Wednesday 27 January 2021

San Francisco mayor says COVID-19 vaccination goal is being held up

SAN FRANCISCO, Calif. (KRON) - San Francisco Mayor London Breed says the city has a plan in place to vaccinate thousands of people daily but it needs the vaccines to accomplish it. 

According to Mayor Breed, the goal is to vaccinate some 10,000 people a day. 

The goal she says is being held up by a plan that she calls insufficient, inconsistent and unpredictable. 

Mayor Breed says a lack of COVID-19 vaccines is hurting the city's efforts to protect thousands from the virus. 

"We have a plan and we are ready to distribute 10,000 at least bare minimum per day once we have enough from the vaccine," Mayor Breed said.

With vaccines in high demand, but in short supply, it's unknown when the city will be able to reach that number. 

So far, San Francisco has received 144,000 doses, with nearly 60-percent of those already used. 

With mass vaccination sites in the plans, along with community and mobile clinics to target the most vulnerable communities, she says more vaccines are needed now. 

"To fully deliver this plan, we need more vaccines and we will continue to do everything we can to be ready when our supply of vaccine does increases but for now---vaccine supply remains our biggest constraint," Mayor Breed said.

With nearly two-thirds of the city's vaccines going to hospitals, health leaders say the rollout is insufficient, inconsistent, and unpredictable. 

"That means we can't know from week to week how many slots we'll have open for people to get vaccinated," Dr.
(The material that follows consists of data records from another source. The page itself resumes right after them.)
class DnFoslsArgs(C.Structure):
    _fields_ = [("u", C.c_void_p), ("mx", C.c_void_p), ("my", C.c_void_p), ("field_stride", C.c_int64),
                ("nu", C.c_void_p), ("nu_batched", C.c_int32), ("nu_value", C.c_float),
                ("f", C.c_void_p), ("f_gp", C.c_void_p), ("f_batched", C.c_int32), ("f_value", C.c_float),
                ("bc", DnDirichlet * 2),
                ("wq", C.c_float), ("wd", C.c_float), ("fs", C.c_float), ("wscale", C.c_float), ("out_scale", C.c_float),
                ("in_scale", C.c_void_p), ("grad_u", C.c_void_p), ("grad_mx", C.c_void_p), ("grad_my", C.c_void_p), ("grad_stride", C.c_int64),
                ("sum", C.c_void_p), ("workspace", C.c_void_p), ("workspace_bytes", C.c_int64)]


class DnHelmholtzArgs(C.Structure):
    _fields_ = [("u", C.c_void_p), ("nu", C.c_void_p), ("sigma", C.c_void_p), ("f", C.c_void_p), ("f_gp", C.c_void_p),
                ("nu_batched", C.c_int32), ("sigma_batched", C.c_int32), ("f_batched", C.c_int32),
                ("sigma_value", C.c_float), ("f_value", C.c_float),
                ("bc", DnDirichlet * 2),
                ("c", C.c_float), ("cr", C.c_float), ("fs", C.c_float), ("alpha", C.c_float), ("gamma", C.c_float), ("beta", C.c_float),
                ("wscale", C.c_float), ("out_scale", C.c_float),
                ("out", C.c_void_p), ("energy", C.c_void_p), ("sumsq", C.c_void_p), ("workspace", C.c_void_p), ("workspace_bytes", C.c_int64)]


class DnEikonalArgs(C.Structure):
    _fields_ = [("u", C.c_void_p), ("bc", DnDirichlet * 2),
                ("f", C.c_void_p), ("f_gp", C.c_void_p), ("f_batched", C.c_int32), ("f_value", C.c_float),
                ("tau", C.c_float), ("sq", C.c_float), ("wscale", C.c_float), ("vjp", C.c_int32),
                ("cot", C.c_void_p), ("in_num", C.c_void_p), ("in_den", C.c_void_p),
                ("out", C.c_void_p), ("sumsq", C.c_void_p), ("norm", C.c_void_p), ("workspace", C.c_void_p), ("workspace_bytes", C.c_int64)]


class DnCoefGradArgs(C.Structure):
    _fields_ = [("u", C.c_void_p), ("v", C.c_void_p), ("bc", DnDirichlet * 2),
                ("a_nu", C.c_float), ("a_f", C.c_float), ("wscale", C.c_float),
                ("in_scale", C.c_void_p), ("g_nu", C.c_void_p), ("g_f", C.c_void_p)]


I32x3 = C.c_int32 * 3

SYMBOLS = {
    "dn_abi_version": (C.c_int, []),
    "dn_build_info": (C.c_char_p, []),
    "dn_config_set": (C.c_int, [C.c_char_p, C.c_char_p]),
    "dn_config_get": (C.c_char_p, [C.c_char_p]),
    "dn_probe_stream": (C.c_int, [C.c_void_p, C.c_void_p, C.c_void_p, C.c_void_p, C.c_int64, C.c_int32, C.c_void_p]),
    "dn_probe_march": (C.c_int, [C.c_void_p, C.c_void_p, C.c_void_p, C.c_void_p, C.c_int32, C.c_int32, C.c_int32, C.c_int32, C.c_int32, C.c_void_p]),
    "dn_probe_tile": (C.c_int, [C.c_void_p, C.c_void_p, C.c_void_p, C.c_void_p, C.c_int32, C.c_int32, C.c_int32, C.c_int32, C.c_int32, C.c_void_p]),
    "dn_poisson_workspace_bytes": (C.c_int64, [C.POINTER(DnMesh)]),
    "dn_poisson_apply": (C.c_int, [C.POINTER(DnMesh), C.POINTER(DnPoissonArgs), C.c_void_p]),
    "dn_poisson_finish_sums": (C.c_int, [C.POINTER(DnMesh), C.POINTER(DnPoissonArgs), C.c_void_p]),
    "dn_workspace_status": (C.c_int, [C.c_void_p, C.c_void_p]),
    "dn_gauss_pt_eval_fwd": (C.c_int, [C.c_void_p, C.c_void_p, C.c_void_p, C.c_int32, C.c_int32, I32x3, C.c_int32,
                                       C.c_int32, C.c_int32, C.c_void_p]),
    "dn_gauss_pt_eval_bwd": (C.c_int, [C.c_void_p, C.c_void_p, C.c_void_p, C.c_int32, C.c_int32, I32x3, C.c_int32,
                                       C.c_int32, C.c_int32, C.c_void_p]),
    "dn_assemble": (C.c_int, [C.c_void_p, C.c_void_p, C.c_int32, C.c_int32, I32x3, C.c_int32, C.c_int32, C.c_int32,
                              C.c_void_p]),
    "dn_assemble_bwd": (C.c_int, [C.c_void_p, C.c_void_p, C.c_int32, C.c_int32, I32x3, C.c_int32, C.c_int32,
                                  C.c_void_p]),
    "dn_fdm_stencil_fwd": (C.c_int, [C.c_void_p, C.c_void_p, C.c_int32, C.c_int32, C.c_int32, C.POINTER(C.c_float), C.c_int32,
                                     C.c_float, C.c_float, C.c_void_p]),
    "dn_fdm_stencil_bwd": (C.c_int, [C.c_void_p, C.c_void_p, C.c_int32, C.c_int32, C.c_int32, C.POINTER(C.c_float), C.c_int32,
                                     C.c_float, C.c_float, C.c_void_p]),
    "dn_fdm_fused_fwd": (C.c_int, [C.c_void_p, C.c_void_p, C.c_int32, C.c_int32, C.c_int32, C.POINTER(C.c_float), C.c_int32,
                                   C.c_float, C.c_float, C.c_void_p]),
    "dn_fdm_fused_bwd": (C.c_int, [C.c_void_p, C.c_void_p, C.c_int32, C.c_int32, C.c_int32, C.POINTER(C.c_float), C.c_int32,
                                   C.c_float, C.c_float, C.c_void_p]),
    "dn_fsdt_workspace_bytes": (C.c_int64, [C.POINTER(DnMesh)]),
    "dn_fsdt_apply": (C.c_int, [C.POINTER(DnMesh), C.POINTER(DnFsdtArgs), C.c_void_p]),
    "dn_stokes_workspace_bytes": (C.c_int64, [C.POINTER(DnMesh)]),
    "dn_stokes_apply": (C.c_int, [C.POINTER(DnMesh), C.POINTER(DnStokesArgs), C.c_void_p]),
    "dn_ns_workspace_bytes": (C.c_int64, [C.POINTER(DnMesh)]),
    "dn_ns_apply": (C.c_int, [C.POINTER(DnMesh), C.POINTER(DnNsArgs), C.c_void_p]),
    "dn_transport_workspace_bytes": (C.c_int64, [C.POINTER(DnMesh)]),
    "dn_transport_apply": (C.c_int, [C.POINTER(DnMesh), C.POINTER(DnTransportArgs), C.c_void_p]),
    "dn_strongform_workspace_bytes": (C.c_int64, [C.POINTER(DnMesh)]),
    "dn_strongform_apply": (C.c_int, [C.POINTER(DnMesh), C.POINTER(DnStrongformArgs), C.c_void_p]),
    "dn_fosls_workspace_bytes": (C.c_int64, [C.POINTER(DnMesh)]),
    "dn_fosls_apply": (C.c_int, [C.POINTER(DnMesh), C.POINTER(DnFoslsArgs), C.c_void_p]),
    "dn_helmholtz_workspace_bytes": (C.c_int64, [C.POINTER(DnMesh)]),
    "dn_helmholtz_apply": (C.c_int, [C.POINTER(DnMesh), C.POINTER(DnHelmholtzArgs), C.c_void_p]),
    "dn_eikonal_workspace_bytes": (C.c_int64, [C.POINTER(DnMesh)]),
    "dn_eikonal_apply": (C.c_int, [C.POINTER(DnMesh), C.POINTER(DnEikonalArgs), C.c_void_p]),
    "dn_eikonal3d_workspace_bytes": (C.c_int64, [C.POINTER(DnMesh)]),
    "dn_eikonal3d_apply": (C.c_int, [C.POINTER(DnMesh), C.POINTER(DnEikonalArgs), C.c_void_p]),
    "dn_poisson_coef_grad": (C.c_int, [C.POINTER(DnMesh), C.POINTER(DnCoefGradArgs), C.c_void_p]),
    "dn_upconv_out_workspace_bytes": (C.c_int64, [C.c_int64, C.c_int64, C.c_int64, C.c_int64]),
    "dn_upconv_out_fwd": (C.c_int, [C.c_void_p, C.c_void_p, C.c_void_p, C.c_void_p, C.c_int64, C.c_int64, C.c_int64, C.c_int64, C.c_int,
                                    C.c_void_p, C.c_int64, C.c_void_p]),
    "dn_upconv_out_bwd": (C.c_int, [C.c_void_p, C.c_void_p, C.c_void_p, C.c_void_p, C.c_void_p, C.c_void_p, C.c_void_p, C.c_int64,
                                    C.c_int64, C.c_int64, C.c_int64, C.c_int, C.c_void_p, C.c_int64, C.c_void_p]),
    "dn_upconv3d_out_workspace_bytes": (C.c_int64, [C.c_int64] * 5),
    "dn_upconv3d_out_fwd": (C.c_int, [C.c_void_p, C.c_void_p, C.c_void_p, C.c_void_p, C.c_int64, C.c_int64, C.c_int64, C.c_int64, C.c_int64,
                                      C.c_int, C.c_void_p, C.c_int64, C.c_void_p]),
    "dn_upconv3d_out_bwd": (C.c_int, [C.c_void_p, C.c_void_p, C.c_void_p, C.c_void_p, C.c_void_p, C.c_void_p, C.c_void_p, C.c_int64,
                                      C.c_int64, C.c_int64, C.c_int64, C.c_int64, C.c_int, C.c_void_p, C.c_int64, C.c_void_p]),
    "dn_conv3d_k4s2_wrw_workspace_bytes": (C.c_int64, [C.c_int64] * 6),
    "dn_conv3d_k4s2_wrw": (C.c_int, [C.c_void_p, C.c_void_p, C.c_void_p, C.c_int64, C.c_int64, C.c_int64, C.c_int64, C.c_int64, C.c_int64,
                                     C.c_void_p, C.c_int64, C.c_void_p]),
    "dn_conv2d_k4s2_down": (C.c_int, [C.c_void_p, C.c_void_p, C.c_void_p] + [C.c_int64] * 5 + [C.c_void_p]),
    "dn_conv2d_k4s2_up": (C.c_int, [C.c_void_p, C.c_void_p, C.c_void_p] + [C.c_int64] * 5 + [C.c_void_p]),
    "dn_conv2d_k4s2_wrw_workspace_bytes": (C.c_int64, [C.c_int64] * 5),
    "dn_conv2d_k4s2_wrw": (C.c_int, [C.c_void_p, C.c_void_p, C.c_void_p] + [C.c_int64] * 5 + [C.c_void_p, C.c_int64, C.c_void_p]),
    "dn_conv3d_k4s2_down": (C.c_int, [C.c_void_p, C.c_void_p, C.c_void_p] + [C.c_int64] * 6 + [C.c_void_p]),
    "dn_conv3d_k4s2_up": (C.c_int, [C.c_void_p, C.c_void_p, C.c_void_p] + [C.c_int64] * 6 + [C.c_void_p]),
    "dn_conv3d_k4s2_workspace_bytes": (C.c_int64, [C.c_int32] + [C.c_int64] * 6),
    "dn_conv3d_k4s2_down_ws": (C.c_int, [C.c_void_p, C.c_void_p, C.c_void_p] + [C.c_int64] * 6 + [C.c_void_p, C.c_int64, C.c_void_p]),
    "dn_conv3d_k4s2_up_ws": (C.c_int, [C.c_void_p, C.c_void_p, C.c_void_p] + [C.c_int64] * 6 + [C.c_void_p, C.c_int64, C.c_void_p]),
    "dn_conv2d_valid_fwd": (C.c_int, [C.c_void_p] * 4 + [C.c_int64] * 6 + [C.c_void_p]),
    "dn_conv2d_valid_bwd_data": (C.c_int, [C.c_void_p] * 3 + [C.c_int64] * 6 + [C.c_void_p]),
    "dn_conv2d_valid_bwd_weight": (C.c_int, [C.c_void_p] * 4 + [C.c_int64] * 6 + [C.c_void_p]),
    "dn_instnorm_workspace_bytes": (C.c_int64, [C.c_int64, C.c_int64]),
    "dn_instnorm_act_fwd": (C.c_int, [C.c_void_p, C.c_void_p, C.c_void_p, C.c_void_p, C.c_int64, C.c_int64, C.c_float, C.c_float,
                                      C.c_void_p, C.c_int64, C.c_void_p]),
    "dn_instnorm_act_bwd": (C.c_int, [C.c_void_p, C.c_void_p, C.c_void_p, C.c_void_p, C.c_void_p, C.c_int64, C.c_int64, C.c_float,
                                      C.c_int64, C.c_int64, C.c_void_p, C.c_int64, C.c_void_p]),
    "dn_pack_mask_bits": (C.c_int, [C.c_void_p, C.c_int32, C.c_int64, C.c_int32, C.c_int32, C.c_void_p, C.c_void_p]),
    "dn_unpack_mask_bits": (C.c_int, [C.c_void_p, C.c_int64, C.c_int32, C.c_int32, C.c_void_p, C.c_void_p]),
    "dn_winding_nodes": (C.c_int, [C.c_void_p, C.c_void_p, C.c_void_p, C.c_void_p, C.c_int32, C.c_int32, C.c_int32, C.c_int32,
                                   C.c_void_p]),
}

Susan Philip said.

Tuesday, President Biden announced plans to ramp up distribution of millions of doses to the states. 

The states who receive the vaccines from the federal government are resposnible for divvying them up for communities.

Here in California, the Golden State has been under fire for its vaccine rollout. 

Governor Gavin Newsom announced plans to re-vamp the state's process of getting vaccines to cities. 

More help could be on the way soon. 

Next week, Johnson and Johnson is expected to announce if their vaccine is effective against the virus.

“In the 45,000 patients that were enrolled worldwide, we haven't seen any serious adverse events attributed to the vaccine," Dr. Phillip Grant said.